• Saturday, December 20, 2014

Freedom in the air

ANIME REVIEW

Michiko to Hatchin

Tahmid

Alternate names: Michiko e Hatchin, Michiko and Hatchin
22 episodes

RATING: 6.5/10
RATING: 6.5/10

Hana lives with her abusive foster family who treat her worse than a servant. Michiko just recently escaped from prison and from there goes to abduct Hana. The two have someone from their past in common. Fugitives from the law, the two go from town to town in search of Hiroshi, Hana's father and Michiko's love interest. Michiko and Hana make an odd pair. Hana is a kid but she's practical, patient and polite. Michiko is hot-headed, impulsive and not very logical. Yet Michiko still has some adult traits and Hana is still a kid. Later, stories relating to lesser characters like Jumbo and Shinsuke develop and progress as background stories.
The names of the different characters (their first names) are very geographically anomalous, if that's the correct way of putting it. Their first names are Japanese (Hiroshi, Atsuko, Michiko) while their second names remind one of Latin America (Malandaro, Batista, Morenos).
Michiko e Hatchin also reminds me of City of God a lot which is a very good Brazilian movie. City of God took place in Brazil while Michiko e Hatchin takes place in a fictional place closely resembling Brazil.
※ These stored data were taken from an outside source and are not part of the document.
# dlwns147/amq

Measured on AMD Instinct MI355X. Metric: decode tokens/s, Llama-2-7B AMQ mixed 2/3/4-bit avg-3-bit, batch 1, higher is better.
Workload: dtype f16; 1 GPU; Llama-2-7B shapes, synthesized avg-3.0-bit per-layer arch (bits_usage 2.982), batch 1 decode after a 64-token prefill, one stream per GPU; parallelism=replicas x1, prompt=64, group_size=128

## Files before the change

amq_amd/_lib.py:

```python
import ctypes
import os

_HERE = os.path.dirname(os.path.abspath(__file__))
LIB_PATH = os.path.join(_HERE, "libamq_hip.so")
AB_LIB_PATH = os.path.join(_HERE, "libamq_hip_ab.so")

AMQ_OK = 0
MODE_HQQ, MODE_FMA, MODE_FMA1 = 0, 1, 2
PRO_NONE, PRO_RMSNORM, PRO_SILU_MUL = 0, 1, 2
MAX_SEGMENTS = 4
MATH_DEFAULT, MATH_LINEAR, MATH_GROUPSCALE, MATH_EXACT = 0, 1, 2, 3
FEWROW_AUTO, FEWROW_TILE, FEWROW_STREAM = 0, 1, 2
ABI_VERSION = 521
LOOKUP_STATE_WORDS = 32
STEP_STATE_STRIDE = 272
GEMM_AUTO, GEMM_TILED, GEMM_SKINNY, GEMM_RING, GEMM_RING128, GEMM_WS, GEMM_DEQ = 0, 1, 2, 3, 4, 5, 6

_vp, _i, _f, _sz = ctypes.c_void_p, ctypes.c_int, ctypes.c_float, ctypes.c_size_t


class Segment(ctypes.Structure):
    _fields_ = [("qweight_native", _vp), ("meta_native", _vp), ("bias", _vp), ("residual", _vp),
                ("y", _vp), ("N", _i), ("bits", _i), ("mode", _i), ("y_stride", _i)]
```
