diff --git a/lstm_ctc_ocr_amd/csrc/gemm_tn3.hip b/lstm_ctc_ocr_amd/csrc/gemm_tn3.hip
--- a/lstm_ctc_ocr_amd/csrc/gemm_tn3.hip
+++ b/lstm_ctc_ocr_amd/csrc/gemm_tn3.hip
@@ -1,4 +1,5 @@
 #include "common.h"
+#include "igemm_body.h"
 #include <stdlib.h>
 #include <type_traits>
 
@@ -232,12 +233,33 @@
     }
 }
 
+__global__ __launch_bounds__(512) __attribute__((amdgpu_waves_per_eu(2, 2))) void gemm_tn3_nt_kernel(Tn3Job j0, Tn3Job j1, IgArgs nt, int nblk0, int nblk_tn) {
+    extern __shared__ __attribute__((aligned(16))) unsigned char smem[];
+    const int bid = (int)blockIdx.x;
+    if (bid >= nblk_tn) {
+        ig_body<128, 0, 2, 8>(nt, bid - nblk_tn, smem, (const bf16_t*)tn3_zero_page);
+        return;
+    }
+    const int kh = __builtin_amdgcn_readfirstlane((int)(threadIdx.x >> 8));
+    if (bid < nblk0) {
+        if (kh == 0) tn3_body<0, 4>(j0, bid, smem); else tn3_body<1, 4>(j0, bid, smem);
+    } else {
+        if (kh == 0) tn3_body<0, 4>(j1, bid - nblk0, smem); else tn3_body<1, 4>(j1, bid - nblk0, smem);
+    }
+}
+
 static bool tn3_covers(const Tn3Job& j) {
     if (!j.A || !j.B || !j.out || j.Mk < 256 || j.I <= 0 || j.J <= 0 || (j.I & 127) || (j.J & 127) || j.nbatch < 1) return false;
     if ((j.lda & 7) || (j.ldb & 7) || (j.sA & 7) || (j.sB & 7) || ((size_t)j.A & 15) || ((size_t)j.B & 15)) return false;
     if (j.grp < 0 || j.skip < 0 || (j.grp == 0 && j.skip != 0)) return false;
     return (long)(j.I >> 7) * (j.J >> 7) * j.nbatch <= 0x7fffffL;
 }
+static int tn3_tiles(const Tn3Job& j) { return (j.I >> 7) * (j.J >> 7) * j.nbatch; }
+static int tn3_nst() {
+    static int nst = -1;
+    if (nst < 0) { const char* e = getenv("OCR_TN3_NST"); nst = (e && atoi(e) == 5) ? 5 : 4; }
+    return nst;
+}
 extern "C" int ocr_gemm_tn_jobs_supported(const void* jobs, int njobs) {
     if (!jobs || njobs < 1 || njobs > 2) return 0;
     const Tn3Job* j = (const Tn3Job*)jobs;
@@ -247,10 +269,9 @@
 extern "C" int ocr_gemm_tn_jobs_bf16(const void* jobs, int njobs, void* stream) {
     if (!ocr_gemm_tn_jobs_supported(jobs, njobs)) return OCR_ERR_INVALID;
     const Tn3Job* j = (const Tn3Job*)jobs;
-    const int t0 = (j[0].I >> 7) * (j[0].J >> 7) * j[0].nbatch;
-    const int t1 = njobs > 1 ? (j[1].I >> 7) * (j[1].J >> 7) * j[1].nbatch : 0;
-    static int nst = -1;
-    if (nst < 0) { const char* e = getenv("OCR_TN3_NST"); nst = (e && atoi(e) == 5) ? 5 : 4; }
+    const int t0 = tn3_tiles(j[0]);
+    const int t1 = njobs > 1 ? tn3_tiles(j[1]) : 0;
+    const int nst = tn3_nst();
     const int lds = nst * 2 * 64 * 256;
     if (nst == 4) {
         if (ocr_allow_lds<gemm_tn3_kernel<4>>(lds) != hipSuccess) return OCR_ERR_EXEC;
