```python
EXPORTS = ["arah_frame_bytes", "arah_prepare_frame", "arah_body_bytes", "arah_prepare_body", "arah_workspace_bytes", "arah_counters_reset",
           "arah_counters_read", "arah_sdf_eval", "arah_sdf_grid", "arah_rasterize", "arah_skin_lbs", "arah_skin_jacobian", "arah_color_eval",
           "arah_nearest_inverse_lbs", "arah_broyden3_lbs", "arah_joint_root_find", "arah_trace", "arah_sample_canonicalize",
           "arah_shade_composite", "arah_shade_points", "arah_render", "arah_shade_train_slab_bytes", "arah_shade_train_forward",
           "arah_shade_train_backward", "arah_composite_train_forward", "arah_composite_train_backward", "arah_gram_skinny_blocks", "arah_gram_skinny", "arah_colsum_blocks", "arah_colsum", "arah_inverse3x3", "arah_hsoftmax_train_forward", "arah_hsoftmax_train_backward", "arah_pose_tree_forward", "arah_pose_tree_backward", "arah_gemv_rows", "arah_mesh_query_scratch_bytes", "arah_mesh_query", "arah_dominant_kernel",
           "arah_skin_lbs_counted", "arah_marching_cubes_scratch_bytes", "arah_marching_cubes",
           "arah_marching_cubes_indexed_scratch_bytes", "arah_marching_cubes_indexed",
           "arah_occupancy_bytes", "arah_prepare_occupancy", "arah_occupancy_info", "arah_tier_debug", "arah_debug_samples",
           "arah_sample_depths_debug", "arah_cell_clusters_debug",
           "arah_sdf_grid_band_scratch_bytes", "arah_sdf_grid_band", "arah_tier_audit_bytes", "arah_tier_audit",
           "arah_tier_audit_debug", "arah_occupancy_clear_box", "arah_render_maps_bytes", "arah_render_maps",
           "arah_query_posed_bytes", "arah_query_posed", "arah_sdf_grid_posed_bytes", "arah_sdf_grid_posed",
           "arah_image_metrics_bytes", "arah_image_metrics",
           "arah_mesh_index_bytes", "arah_mesh_index_build", "arah_mesh_closest", "arah_surface_metrics_bytes", "arah_surface_metrics", "arah_face_area_cumsum",
           "arah_mesh_components_scratch_bytes", "arah_mesh_components", "arah_mesh_select_scratch_bytes", "arah_mesh_select",
           "arah_mesh_simplify_scratch_bytes", "arah_mesh_simplify",
           "arah_mesh_quadric_place_scratch_bytes", "arah_mesh_quadric_place",
# ... 235 lines not shown
            _check(load_library().arah_debug_samples(_ptr(self.buf), C.c_size_t(self.buf.numel()), C.c_int32(n_rays), C.c_int32(n_steps),
                                                     _ptr(out.get("z")), _ptr(out.get("pts")), _ptr(out.get("T")), _ptr(out.get("mask")),
                                                     _ptr(out.get("shaded")), _ptr(out.get("state")), _stream(d)), "arah_debug_samples")
        return out

    def ensure(self, n_rays, n_steps):
        need = load_library().arah_workspace_bytes(int(n_rays), int(n_steps))
        if self.buf is None or self.buf.numel() < need:
            old = self.buf
            with torch.cuda.device(self.device):
                self.buf = torch.empty(need, dtype=torch.uint8, device=self.device)
                if old is None:
                    _check(load_library().arah_counters_reset(_ptr(self.buf), _stream(self.device)),
                           "arah_counters_reset")
                else:
                    self.buf[:COUNTER_BYTES].copy_(old[:COUNTER_BYTES])
        return self.buf

    def reset_counters(self):
        with torch.cuda.device(self.device):
            _check(load_library().arah_counters_reset(_ptr(self.buf), _stream(self.device)), "arah_counters_reset")

    def counters(self):
        out = ArahCounters()
        with torch.cuda.device(self.device):
            _check(load_library().arah_counters_read(_ptr(self.buf), C.byref(out), _stream(self.device)),
                   "arah_counters_read")
        return {k: int(getattr(out, k)) for k, _ in ArahCounters._fields_}


OCC_NC, OCC_F, OCC_L, OCC_MAX_CELLS, OCC_MAX_VOX, OCC_ALIGN, TIER_BAND = 49, 3, 1.5, 12288, 1 << 22, 256, 18.0
OCC_MAX_FINE = OCC_MAX_CELLS * OCC_F ** 3
OCC_INFO_WORDS = 16
OCC_FIELDS = (("info", torch.int32, (OCC_INFO_WORDS,)), ("bits", torch.int32, (OCC_MAX_VOX // 32,)), ("dist", torch.uint8, (OCC_MAX_VOX,)),
              ("csdf", torch.float32, (OCC_NC ** 3,)), ("cpts", torch.float32, (OCC_NC ** 3, 3)),
              ("cell_lip", torch.float32, (OCC_MAX_CELLS,)), ("cell_stretch", torch.float32, (OCC_MAX_CELLS,)),
              ("fnorm", torch.float32, (OCC_MAX_FINE, 3)), ("fsdf", torch.float32, (OCC_MAX_FINE,)), ("iota", torch.int32, (OCC_MAX_FINE,)),
              ("sel_raw", torch.float32, (OCC_MAX_FINE, 3)), ("sel_bar", torch.float32, (OCC_MAX_FINE, 3)),
              ("sel_idx", torch.int32, (OCC_MAX_FINE,)), ("sel_of", torch.int32, (OCC_MAX_FINE,)))


def occupancy_layout():
    out, off = [], 0
# ... 115 lines not shown
        _same_device(*keep)
        nbytes = lib.arah_frame_bytes(C.byref(nets), C.byref(body))
        self.handle = ArahFrame()
        with _on_device(dev):
            self.buf = torch.empty(nbytes, dtype=torch.uint8, device=dev)
            _check(lib.arah_prepare_frame(C.byref(nets), C.byref(body), _ptr(self.buf), C.c_size_t(nbytes),
                                          C.byref(self.handle), _stream()), "arah_prepare_frame")
        self._keep = keep
        self.device = dev
        self.color_mode = int(color_mode)


class Sampling:

    def __init__(self, device, n_steps=64, n_near=16, n_far=16, cano_view_dirs=True, render_last_pt=False,
                 full_shading=False, shade_engine=None, canon_kernel=None):
        if n_steps < n_near + n_far + 1 or n_steps > ARAH_MAX_STEPS:
            raise ValueError("need n_near + n_far + 1 <= n_steps <= %d (ARAH_E_SAMPLING)" % ARAH_MAX_STEPS)
        self.lin_steps = torch.linspace(0.0, 1.0, n_steps, dtype=torch.float32).to(device)
        self.lin_near = torch.linspace(0.0, 1.0, n_near + 1, dtype=torch.float32).to(device)
        self.lin_far = torch.linspace(0.0, 1.0, max(n_far, 1), dtype=torch.float32).to(device)
        s = ArahSampling()
        s.n_steps, s.n_near, s.n_far = int(n_steps), int(n_near), int(n_far)
        s.cano_view_dirs, s.render_last_pt = int(bool(cano_view_dirs)), int(bool(render_last_pt))
        s.full_shading = int(bool(full_shading))
        s.lin_steps, s.lin_near, s.lin_far = _ptr(self.lin_steps), _ptr(self.lin_near), _ptr(self.lin_far)
        s.shade_engine = default_shade_engine() if shade_engine is None else int(shade_engine)
        s.canon_kernel = default_canon_kernel() if canon_kernel is None else int(canon_kernel)
        self.handle = s
        self._events = {}
        self.n_steps, self.n_near, self.n_far = n_steps, n_near, n_far

    def set_events(self, which, start=None, stop=None):
        field = getattr(self.handle, {"canon": "ev_canon", "density": "ev_density", "shade": "ev_shade", "canon2": "ev_canon2",
                                      "density2": "ev_density2"}[which])
        for ev in (start, stop):
            if ev is not None and not ev.cuda_event:
                ev.record()
        field[0] = start.cuda_event if start is not None else None
        field[1] = stop.cuda_event if stop is not None else None
# ... 1657 lines not shown
        raise ValueError("inverse3x3: (P, 3, 3) required")
    with _on_device(dev):
        out = torch.empty_like(mm)
        _check(lib.arah_inverse3x3(_ptr(mm), C.c_int32(mm.shape[0]), C.c_float(float(scale)), _ptr(out), _stream()),
               "arah_inverse3x3")
    return out


@_guarded
def render(frame, ws, sampling, cam_loc, dirs, near_far, pose34, tiered=False, maps=False):
    lib = load_library()
    cam, d, nf = _f32(cam_loc), _f32(dirs), _f32(near_far)
    n, S = d.shape[0], sampling.n_steps
    buf = ws.ensure(n, S)
    cfg = sampling.handle
    if tiered and not cfg.full_shading:
        occ = ws.occupancy(frame)
        buf = ws.buf
        cfg = ArahSampling.from_buffer_copy(sampling.handle)
        cfg.occupancy = occ.data_ptr()
    dev = d.device
    rgb = torch.empty(n, 3, device=dev)
    pcam = torch.empty(n, 3, device=dev)
    vol = torch.empty(n, dtype=torch.uint8, device=dev)
    acc = torch.empty(n, device=dev)
    dists = torch.empty(n, device=dev)
    conv = torch.empty(n, dtype=torch.uint8, device=dev)
    d_pose = _f32(pose34).reshape(-1)[:12].contiguous()
    if not maps:
        _check(lib.arah_render(C.byref(frame.handle), C.byref(cfg), _ptr(cam), C.c_int32(n // cam.shape[0]),
                               _ptr(d), _ptr(nf), _ptr(d_pose), C.c_int32(n), _ptr(rgb), _ptr(pcam), _ptr(vol), _ptr(acc),
# ... 40 lines not shown
```

arah_release_amd/renderer.py:

```python
import os

import numpy as np
import torch
import torch.nn as nn

from . import hip, training
from .nets import folded_weight


def draw_uniform(shape, device, tag):
    return torch.rand(shape, device=device)
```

I should go to Brazil. Michiko e Hatchin reminds me of Cowboy Bebop too. The music isn't by Yoko Kanno so it cannot receive the same standing, but it's still quite good nonetheless. Or I might be misled because of the use of blaring trumpets in the opening and because the opening looks very funky indeed.
The viewers are given a few flashbacks and some memory fragments regarding what relationship Michiko had with Hiroshi. One can always make assumptions as to the nature, which isn't hard to guess. The events which transpired, however, remain a mystery.
This anime is much darker than it would seem at first glance, unexpectedly so. We get to see the gang side of things through Michiko and the members of Monstro while Hana lets us see it through the eyes of a child and a street urchin. It never becomes too dark to bear though, because of the part Hana plays. Ulterior motives, manipulation and other things adults do are present and portrayed in this Chihuahua eat Chihuahua world. Why does MS Word capitalise Chihuahua? Was there ever a guy named Chihuahua? Perhaps a really short Mexican general with no fat or hair on his body… but I digress.
Michiko e Hatchin is something you can start watching, take a long break and come back to later with no negative effects. It is artsy and will, on occasion, have notable background music. This anime portrays something unique -- how we perceive others, particularly those close to us, to be perfect, when they are far from it. At least, that's the message I got from it. I doubt whether that's the message they were trying to send. I personally think this would be much better off as a book, but then I probably wouldn't have come across it.